TASK GOAL — Return, unaltered, every line from the beginning of the material below up to and including the one with "Measured on AMD".

§ §

# kalj/dealii-cuda

Measured on AMD Instinct MI355X. Metric: DoFs/s on 1305x Laplace vmult (bmop), p=4 3D uniform, higher is better.
Workload: dtype f64; 1 GPU; bmop: DEGREE_FE=4, DIMENSION=3, MATRIX_FREE_UNIFORM_MESH, hyper_cube(-1,1), 54^3 cells, 10218313 DoFs, 1 z-slab(s); cells_per_dir=54, n_dofs=10218313, n_cells=157464, parallelism=slab1, dof_numbering=caller's (lexicographic), finite=True, clock_ramp_steps=2000

## Files before the change

dealii-cuda_amd/csrc/mfgpu_api.hip:

```cpp
#include <hip/hip_runtime.h>

#include <type_traits>

#include <algorithm>
#include <cmath>
#include <cstdlib>
#include <cstring>
#include <memory>
#include <string>
#include <vector>

#include "mfgpu_kernels.h"

using namespace mfgpu;

struct EventTimer {
  std::vector<Event> ev;
  size_t used = 0;
  double ms = 0.0;
  int begin(hipStream_t st) {
    if (used + 2 > ev.size()) {
      Event e0, e1;
      int rc;
      if ((rc = e0.create(hipEventDefault)) || (rc = e1.create(hipEventDefault))) return rc;
// ... 49 lines not shown
  DeviceArray<uint32_t> d_cell_batch, d_cell_pos;
  size_t n_plane_cells = 0;
  DeviceArray<uint32_t> d_cmask, d_orphans;
  DeviceArray<void> d_hnw;
  DeviceArray<uint32_t> d_constrained;
  uint32_t n_constrained = 0;
  DeviceArray<void> d_tabsd;
  DeviceArray<void> d_tab2;
  bool twopass = true;
  DeviceArray<uint32_t> d_batch_nint, d_halo_off;
  std::vector<uint32_t> seg_end;
  std::vector<DeviceArray<uint32_t>> d_p2arr, d_p2tiles;
  std::vector<uint32_t> n_p2tiles;
  DeviceArray<uint32_t> d_p2rec, d_p2tab;
  bool p2_shared = false, p2_reverse = false, no_shared_records = false;
  Stream side;
  std::vector<Event> ev_seg;
  Event ev_side;
  bool side_pending = false;
  DeviceArray<void> d_halo;
  DeviceArray<unsigned long long> d_stamps;
  size_t lds = 0, device_bytes = 0;
  PlaneKernel planes = PlaneKernel::none;
  BatchKernel batches = BatchKernel::none;
  enum { kPlain, kMasked, kBatch };
  CellKernel<double> kernels_f64[3];
  CellKernel<float> kernels_f32[3];
  template <typename T>
  CellKernel<T> &kernel(int which) {
    if constexpr (std::is_same<T, double>::value) return kernels_f64[which];
// ... 61 lines not shown
        const double s = 0.5 * (S[r * n + c] + S[r2 * n + c2]);
        S[r * n + c] = S[r2 * n + c2] = s;
        const double d = 0.5 * (Dt[r * n + c] - Dt[r2 * n + c2]);
        Dt[r * n + c] = d;
        Dt[r2 * n + c2] = -d;
      } else if (r == r2 && c == c2) {
        Dt[r * n + c] = 0.0;
      }
    }
  return 0;
}

int upload_pass2(mfgpu_handle *h, const uint32_t *priority, uint32_t n_priority) {
  const Plan &P = h->plan;
  const size_t ng = 1 + h->seg_end.size();
  const bool shared = P.sh_p2_use && !h->no_shared_records && n_priority == 0 && ng == 2;
  std::vector<Pass2Group> groups;
  int rc;
  if ((rc = pass2_groups(P, h->seg_end, priority, n_priority, shared, groups))) return rc;
  std::vector<DeviceArray<uint32_t>> d_arr(ng), d_tiles(ng);
  std::vector<uint32_t> n_tiles(ng, 0u);
  const bool reverse = (size_t)P.halo_off.back() * esize(h->number_type) <= ((size_t)256 << 20);
  DeviceArray<uint32_t> d_rec, d_tab;
  if (shared) {
    if ((rc = d_rec.upload(P.sh_p2rec.data(), P.sh_p2rec.size()))) return rc;
    if ((rc = d_tab.upload(P.sh_p2tab.data(), P.sh_p2tab.size()))) return rc;
  }
  for (size_t g = 0; g < ng; ++g) {
    std::vector<uint32_t> arr, tiles;
    build_pass2_classes(groups[g].dofs, groups[g].offsets, groups[g].slots, arr, tiles);
    n_tiles[g] = (uint32_t)(tiles.size() / 4);
    if (reverse) {
      const size_t nt = tiles.size() / 4;
      for (size_t a = 0, b = nt ? nt - 1 : 0; a < b; ++a, --b)
        for (int w = 0; w < 4; ++w) std::swap(tiles[4 * a + w], tiles[4 * b + w]);
    }
    if ((rc = d_arr[g].upload(arr.data(), arr.size()))) return rc;
    if ((rc = d_tiles[g].upload(tiles.data(), tiles.size()))) return rc;
  }
  h->d_p2arr = std::move(d_arr);
  h->d_p2tiles = std::move(d_tiles);
// ... 567 lines not shown
  const bool hn = (d.flags & MFGPU_HANGING_NODES) != 0;
  if (hn && (!d.constraint_mask || !d.constraint_weights)) {
    set_error("MFGPU_HANGING_NODES needs constraint_mask and constraint_weights");
    return MFGPU_EINVAL;
  }
  std::unique_ptr<mfgpu_handle, decltype(&mfgpu_destroy)> h(new mfgpu_handle(), mfgpu_destroy);
  int rc = choose_kernel_and_plan(d, h->planes, h->batches, h->plan);
  if (rc) return rc;
  h->dim = d.dim;
  h->n = d.degree + 1;
  h->nd = h->plan.nd;
  h->number_type = d.number_type;
  h->hn = hn;
  h->twopass = !(d.flags & MFGPU_COLORED_SCATTER);
  h->no_shared_records = (d.flags & MFGPU_NO_SHARED_RECORDS) != 0;
  h->updatable = (d.flags & MFGPU_UPDATABLE_COEFFICIENTS) != 0;
  const int nn = h->n * h->n;
  std::vector<double> sv(nn), sg(nn);
  for (int i = 0; i < nn; ++i) {
    sv[i] = d.number_type == MFGPU_F64 ? ((const double *)d.shape_values)[i] : ((const float *)d.shape_values)[i];
    sg[i] = d.number_type == MFGPU_F64 ? ((const double *)d.shape_gradients)[i] : ((const float *)d.shape_gradients)[i];
  }
  h->sv = sv;
  h->sg = sg;
  rc = derive_tables(h->n, sv.data(), sg.data(), h->S, h->Dt);
  if (!rc) rc = check_symmetrize(h->n, h->S, h->Dt);
  if (!rc) rc = d.number_type == MFGPU_F64 ? create_typed<double>(h.get(), d) : create_typed<float>(h.get(), d);
  if (!rc && d.n_constrained) {
    h->n_constrained = d.n_constrained;
    rc = h->d_constrained.upload(d.constrained_dofs, d.n_constrained);
// ... 105 lines not shown
  if (h->twopass) {
    const uint32_t nb = (uint32_t)s[0], npl = P.n_plane_batches, nplain = P.n_plain_plane_batches;
    const uint32_t edge[4] = {0u, nplain, npl, nb};
    s[1] = 0;
    for (size_t g = 0; g < h->seg_end.size(); ++g) {
      const uint32_t s0 = g ? h->seg_end[g - 1] : 0u, s1 = h->seg_end[g];
      for (int f = 0; f < 3; ++f)
        if (std::max(s0, edge[f]) < std::min(s1, edge[f + 1])) ++s[1];
    }
    s[6] = P.sdofs.size();
    s[7] = P.halo_off.back();
  }
  return 0;
}

int mfgpu_record_stats(const mfgpu_handle *h, uint64_t s[4]) {
  if (!h || !s) return MFGPU_EINVAL;
  const Plan &P = h->plan;
  const size_t n = (size_t)P.n, nb = (size_t)p_kgu((int)n) * 64, nx = ((n * n + 1) / 2) * (p_cells_per_wave((int)n) * n);
  const bool planes = h->planes != PlaneKernel::none;
  s[0] = (h->shared_records ? 1 : 0) | (h->p2_shared ? 2 : 0);
  s[1] = planes ? P.sh_dofs.size() / nb : 0;
  s[2] = planes ? P.sh_idx.size() / nx : 0;
  s[3] = h->record_bytes;
  return 0;
}

const char *mfgpu_kernel_name(const mfgpu_handle *h) {
  if (!h) return "";
  const bool x = h->batches == BatchKernel::x;
// ... 149 lines not shown
```

dealii-cuda_amd/csrc/mfgpu_internal.h:

```cpp
#ifndef MFGPU_INTERNAL_H
#define MFGPU_INTERNAL_H

#include <cstdint>
#include <string>
#include <vector>

#include "../../include/mfgpu.h"

namespace mfgpu {

void set_error(const std::string &msg);

inline int ipow(int a, int e) {
  int r = 1;
  for (int i = 0; i < e; ++i) r *= a;
  return r;
}

constexpr int p_cells_per_wave(int n) { return 64 / n; }
constexpr int p_ji(int n) { return n == 3 ? 2 : n == 4 ? 5 : n == 5 ? 9 : n == 6 ? 14 : 23; }
constexpr int p_hs(int n) { return n == 3 ? 3 : n == 4 ? 6 : n == 5 ? 9 : n == 6 ? 14 : 18; }
constexpr int p_kgu(int n) { return p_ji(n) + p_hs(n); }
constexpr int p_cell_stride(int n) {
  int s = n * n * n;
// ... 34 lines not shown
  std::vector<uint32_t> orphans;
  std::vector<uint32_t> batch_nint;
  std::vector<uint32_t> halo_off;
  std::vector<uint32_t> sdofs;
  std::vector<uint32_t> s_off;
  std::vector<uint32_t> s_idx;
  std::vector<uint32_t> chunks;
  std::vector<uint32_t> gstarts;
  uint32_t max_batch_dofs = 0, max_batch_cells = 0;
  uint32_t n_plane_batches = 0;
  uint32_t n_plain_plane_batches = 0;
  std::vector<uint32_t> pr_dofs, pr_idx, pr_hn, pr_hn_slot;
  std::vector<uint32_t> sh_dofs, sh_idx, sh_batch;
  bool sh_use = false;
  std::vector<uint32_t> sh_p2rec, sh_p2tab;
  bool sh_p2_use = false;
  uint64_t n_first = 0, n_add = 0;
};

struct PlanLimits {
  uint32_t max_cells = 0, max_dofs = 0;
  uint32_t interior_max = 0, shared_max = 0, halo_stride = 0;
  bool segregate_masked = false;
  bool masked_planes = false;
  uint32_t private_max = 0;
};

int build_plan(const mfgpu_desc &d, Plan &plan, uint32_t max_chunks = 3, const PlanLimits *limits = nullptr);

struct HnLine {
// ... 17 lines not shown
}
constexpr bool kernel_exists(BatchKernel k, int n, int , bool , bool sh, bool ) {
  return k != BatchKernel::none && n >= 2 && n <= 7 && !sh;
}
constexpr int kFusedWidths[] = {3, 2};
constexpr bool fused_kernel_exists(BatchKernel k, int n, int number_type, bool hn, bool , int nv) {
  return k == BatchKernel::g && n >= 2 && n <= 7 && (nv == 2 || nv == 3) &&
         !(hn && number_type == MFGPU_F64 && n >= (nv == 3 ? 6 : 7));
}
std::vector<uint32_t> multi_groups(uint32_t n_vectors, const std::vector<uint32_t> &widths);
int build_plane_records(Plan &plan, const uint32_t *constraint_mask);
constexpr int kShBatchWords = 4;
constexpr double kShareMaxFraction = 0.5;
void share_plane_records(Plan &plan);
constexpr int kP2Header = 16, kP2MaxK = 12, kP2SlotBits = 12;
void share_pass2_records(Plan &plan);
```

§ §

OUTPUT BELOW —
# kalj/dealii-cuda

Measured on AMD Instinct MI355X. Metric: DoFs/s on 1305x Laplace vmult (bmop), p=4 3D uniform, higher is better.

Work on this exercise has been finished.